Scotu and I Heart Queso, the phrase is of general application, is not directed to the babies.

The crying baby gets the tit. Funny! 

Gracias Nora. Me parece oportuno indicar la fuente de procedencia para reconocer el trabajo del autor: mccallie.org/langlab/sp4Tareas/Refranes/refr%E1ndeld%EDa.htm


----------



## Nora Gale

¡Muchas gracias a ti por el enlace!


----------



## katia1

¿Cómo se podría decir este refrán español en inglés?

Quiere decir que aquellas personas que no piden, se quejan, exigen...no consiguen nada porque nadie da nada si no se le pide.

Gracias a todos y un saludo


----------



## FromPA

The squeaky wheel gets the grease.


----------



## alexacohen

FromPA said:


> The squeaky wheel gets the grease.


That's just it.


----------



## igma

Alguien me podría decir un proverbio en ingles para esta expresión?

gracias


----------



## duncandhu

I would go for: "If you don't ask, you don't get"


----------



## Poca Cosa

Perhaps:  "The squeaky wheel gets the grease."


----------



## Pauli_cl

Hola igma: 
Mira este *hilo*. De ahí se desprende que debería ser: *The squeaky wheel gets the grease*.
Saludos.


----------



## igma

thank you all


----------



## Sallyb36

Hello,

I know the literal translation of his, but can anyone help me with a similar English saying?  I am English and am having trouble thinking of one!  I can only think of "If you don't ask, you don't get".


----------



## boreen

Ask and you shall receive?  The squeaky wheel gets the grease?  (Although those 2 don't really mean the same thing.)


----------



## Outsider

boreen said:


> The squeaky wheel gets the grease?


That's it.

Can you think of other idioms in English that mean the same?


----------



## Sallyb36

Thanks Boreen and Outsider


----------



## aztlaniano

Outsider said:


> That's it.
> 
> Can you think of other idioms in English that mean the same?

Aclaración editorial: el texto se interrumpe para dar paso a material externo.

# aiola-lab/whisper-medusa

Measured on AMD Instinct MI355X. Metric: decoded_tokens_per_sec, higher is better.
Workload: dtype bf16 + fp16 decoder GEMM operands (one plane; fp32 accumulate)

## Files before the change

whisper-medusa_amd/csrc/wm_decoder.hip:

```cpp
#include "wm_internal.h"
#include <algorithm>
#include <cstdlib>
#include <type_traits>
#include "wm_skinny_gemm.h"
#include "wm_select.h"

__global__ void k_embed(float* __restrict__ h, const bf16_t* __restrict__ tok_emb, const float* __restrict__ pos_emb,
                        const int* __restrict__ base, const int* __restrict__ tok_src, int tok_stride, int use_base_off,
                        int Mper, int d, int V, int Tmax, const int* __restrict__ depth,
                        const int4* __restrict__ rowinfo = nullptr, const int* __restrict__ ids = nullptr, int ids_stride = 0,
                        const float* __restrict__ gnext = nullptr, bf16_t* __restrict__ xo = nullptr, size_t xplane = 0,
                        float2* __restrict__ stats = nullptr, int sld = 0)
{
    const int row = blockIdx.x;
    int s = row / Mper, r = row - s * Mper;
    bool base_row = false;
    int b0;
    if (rowinfo) {
        const int4 ri = rowinfo[row];
        if (ri.w == 0) return;
        s = ri.x; r = ri.y; b0 = ri.z; base_row = ri.w == 1;
    } else {
        b0 = base[s];
    }
// ... 374 lines not shown
    typedef unsigned long long u64;
    float M = -INFINITY, L = 0.f; float4 acc = make_float4(0.f, 0.f, 0.f, 0.f);

    for (int sp = sp0; sp < sp1; ++sp) {
        AttnAcc st;
        st.m_run = -INFINITY; st.l_run = 0.f;
#pragma unroll
        for (int dt = 0; dt < 4; ++dt) st.o[dt] = f32x4_t{0.f, 0.f, 0.f, 0.f};
        if (CROSS) {
            const int nkb = (sp + 1) * 256 + w * 64, nkend = (sp + 1 < sp1) ? min(S, nkb + 64) : 0;
            if (aw && kb < kend) attn_block64(st, kv_widen(c0), kv_widen(c1), qhi, qlo, kb, g, limit, kb + 32 < kend);
            if constexpr (KV8) {
                if (aw && nkb < nkend) kv_load8(c0, kp8, vp8, nkb, c, g, lane);
                if (aw && nkb + 32 < nkend) kv_load8(c1, kp8, vp8, nkb + 32, c, g, lane);
            } else {
                if (aw && nkb < nkend) kv_load<NT>(c0, kp, vp, nkb, c, g, lane);
                if (aw && nkb + 32 < nkend) kv_load<NT>(c1, kp, vp, nkb + 32, c, g, lane);
            }
            kb = nkb; kend = nkend;
        } else {
            for (; kb < kend; kb += 128) {
                const bool second = CROSS ? false : ((kb >> 7) & 1);
                if constexpr (!KV8) {
                    if (kb + 128 < kend) { if (second) kv_load<NT>(c0, kp, vp, kb + 128, c, g, lane); else kv_load<NT>(c1, kp, vp, kb + 128, c, g, lane); }
                    if (second) attn_step(st, c1, qhi, qlo, kb, g, limit, b0, anc); else attn_step(st, c0, qhi, qlo, kb, g, limit, b0, anc);
                }
            }
        }
        const float m_run = st.m_run, l_run = st.l_run;
        const f32x4_t (&o)[4] = st.o;
        if (aw) {
            if (g == 0) { s_m[w][c] = m_run; s_l[w][c] = l_run; }
#pragma unroll
            for (int dt = 0; dt < 4; ++dt)
                *reinterpret_cast<float4*>(&s_o[w][c][dt * 16 + 4 * g]) = make_float4(o[dt][0], o[dt][1], o[dt][2], o[dt][3]);
        }
        __syncthreads();
        M = -INFINITY; L = 0.f; acc = make_float4(0.f, 0.f, 0.f, 0.f);
        if (qr < rows) {
            M = fmaxf(fmaxf(s_m[0][qr], s_m[1][qr]), fmaxf(s_m[2][qr], s_m[3][qr]));
#pragma unroll
            for (int ww = 0; ww < 4; ++ww) {
                const float e = (s_m[ww][qr] == -INFINITY) ? 0.f : __expf(s_m[ww][qr] - M);
                L += s_l[ww][qr] * e;
                const float4 ov = *reinterpret_cast<const float4*>(&s_o[ww][qr][ch]);
                acc.x += ov.x * e; acc.y += ov.y * e; acc.z += ov.z * e; acc.w += ov.w * e;
            }
        }
        if (!CROSS) break;
        if (qr < rows) {
            *reinterpret_cast<float4*>(&s_part[sp - sp0][qr][ch]) = acc;
            if (ch == 0) { s_part[sp - sp0][qr][64] = M; s_part[sp - sp0][qr][65] = L; }
            if (gx > 1) {
                u64* pd = reinterpret_cast<u64*>(po + (((size_t)row * H + hd) * NS + sp) * 64 + ch);
                __hip_atomic_store(pd, ((u64)__float_as_uint(acc.y) << 32) | __float_as_uint(acc.x), __ATOMIC_RELAXED, __HIP_MEMORY_SCOPE_AGENT);
                __hip_atomic_store(pd + 1, ((u64)__float_as_uint(acc.w) << 32) | __float_as_uint(acc.z), __ATOMIC_RELAXED, __HIP_MEMORY_SCOPE_AGENT);
                if (ch == 0)
                    __hip_atomic_store(reinterpret_cast<u64*>(ml + (((size_t)row * H + hd) * NS + sp) * 2),
                                       ((u64)__float_as_uint(L) << 32) | __float_as_uint(M), __ATOMIC_RELAXED, __HIP_MEMORY_SCOPE_AGENT);
            }
        }
        if (sp + 1 < sp1) __syncthreads();
    }
    TL_MID
    if (!CROSS) {
        if (qr < rows) {
            const float inv = 1.0f / L;
            const size_t oi = packed_index(row, hd * 64 + ch, K32);
            act_st4(xout + oi, xout + xplane + oi, make_float4(acc.x * inv, acc.y * inv, acc.z * inv, acc.w * inv));
        }
        TL_END
        return;
    }
    if (gx > 1) {
        asm volatile("s_waitcnt vmcnt(0)" ::: "memory");
        __syncthreads();
        if (threadIdx.x == 0) {
            const int t = __hip_atomic_fetch_add(ticket + blockIdx.z * H + hd, 1, __ATOMIC_RELAXED, __HIP_MEMORY_SCOPE_AGENT);
            const int last = (t == gx - 1);
            if (last) __hip_atomic_store(ticket + blockIdx.z * H + hd, 0, __ATOMIC_RELAXED, __HIP_MEMORY_SCOPE_AGENT);
            s_last = last;
        }
        __syncthreads();
        if (!s_last) { TL_END return; }
    } else __syncthreads();
    if (qr < rows) {
        float ms[WM_XATTN_NS_MAX], ls[WM_XATTN_NS_MAX]; float4 ov[WM_XATTN_NS_MAX];
        if (gx > 1) {
            const u64* mlp = reinterpret_cast<const u64*>(ml + ((size_t)row * H + hd) * NS * 2);
            const u64* op = reinterpret_cast<const u64*>(po + ((size_t)row * H + hd) * NS * 64 + ch);
            u64 rml[WM_XATTN_NS_MAX], ro0[WM_XATTN_NS_MAX], ro1[WM_XATTN_NS_MAX];
#pragma unroll
            for (int sp = 0; sp < WM_XATTN_NS_MAX; ++sp) {
                const int spc = min(sp, NS - 1);
                rml[sp] = __hip_atomic_load(mlp + spc, __ATOMIC_RELAXED, __HIP_MEMORY_SCOPE_AGENT);
                ro0[sp] = __hip_atomic_load(op + (size_t)spc * 32, __ATOMIC_RELAXED, __HIP_MEMORY_SCOPE_AGENT);
                ro1[sp] = __hip_atomic_load(op + (size_t)spc * 32 + 1, __ATOMIC_RELAXED, __HIP_MEMORY_SCOPE_AGENT);
            }
#pragma unroll
            for (int sp = 0; sp < WM_XATTN_NS_MAX; ++sp) {
                ms[sp] = __uint_as_float((unsigned)rml[sp]); ls[sp] = __uint_as_float((unsigned)(rml[sp] >> 32));
                ov[sp] = make_float4(__uint_as_float((unsigned)ro0[sp]), __uint_as_float((unsigned)(ro0[sp] >> 32)),
                                     __uint_as_float((unsigned)ro1[sp]), __uint_as_float((unsigned)(ro1[sp] >> 32)));
            }
        } else {
#pragma unroll
            for (int sp = 0; sp < WM_XATTN_NS_MAX; ++sp) {
                const int spc = min(sp, NS - 1);
                ms[sp] = s_part[spc][qr][64]; ls[sp] = s_part[spc][qr][65];
                ov[sp] = *reinterpret_cast<const float4*>(&s_part[spc][qr][ch]);
            }
        }
        float Mx = -INFINITY;
#pragma unroll
        for (int sp = 0; sp < WM_XATTN_NS_MAX; ++sp) if (sp < NS) Mx = fmaxf(Mx, ms[sp]);
        float Lt = 0.f; float4 o4 = make_float4(0.f, 0.f, 0.f, 0.f);
#pragma unroll
        for (int sp = 0; sp < WM_XATTN_NS_MAX; ++sp) {
            if (sp < NS) {
                const float e = (ms[sp] == -INFINITY) ? 0.f : __expf(ms[sp] - Mx);
                Lt += ls[sp] * e;
                o4.x += ov[sp].x * e; o4.y += ov[sp].y * e; o4.z += ov[sp].z * e; o4.w += ov[sp].w * e;
            }
        }
        const float inv = vsc / Lt;
        const size_t oi = packed_index(row, hd * 64 + ch, K32);
        act_st4(xout + oi, xout + xplane + oi, make_float4(o4.x * inv, o4.y * inv, o4.z * inv, o4.w * inv));
    }
    TL_END
}
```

Nothing ventured, nothing gained.
No harm in trying/asking.
Seek and ye shall find.


----------



## nievesespinosa

Hi everybody,
I would like to know if the sentence "el que no llora no mama" has an equivalent expression in english. That means that if you don´t ask for, you don´t receive anything.

Thanks in advance. Regards, 

Nieves


----------



## Ani79

If you don't ask you don't get.


----------



## Arrius

*Them (Those) that don't ask, don't get.*

Often said by children, for example when the speaker has already eaten all the available sweets (candy).


----------



## Moritzchen

The squeaky wheel gets the oil?


----------



## Sarasaki

Only a crying baby gets milk.


----------



## ampurdan

Arrius said:


> *Them (Those) that don't ask, don't get.*
> 
> Often said by children, for example when the speaker has already eaten all the available sweets (candy).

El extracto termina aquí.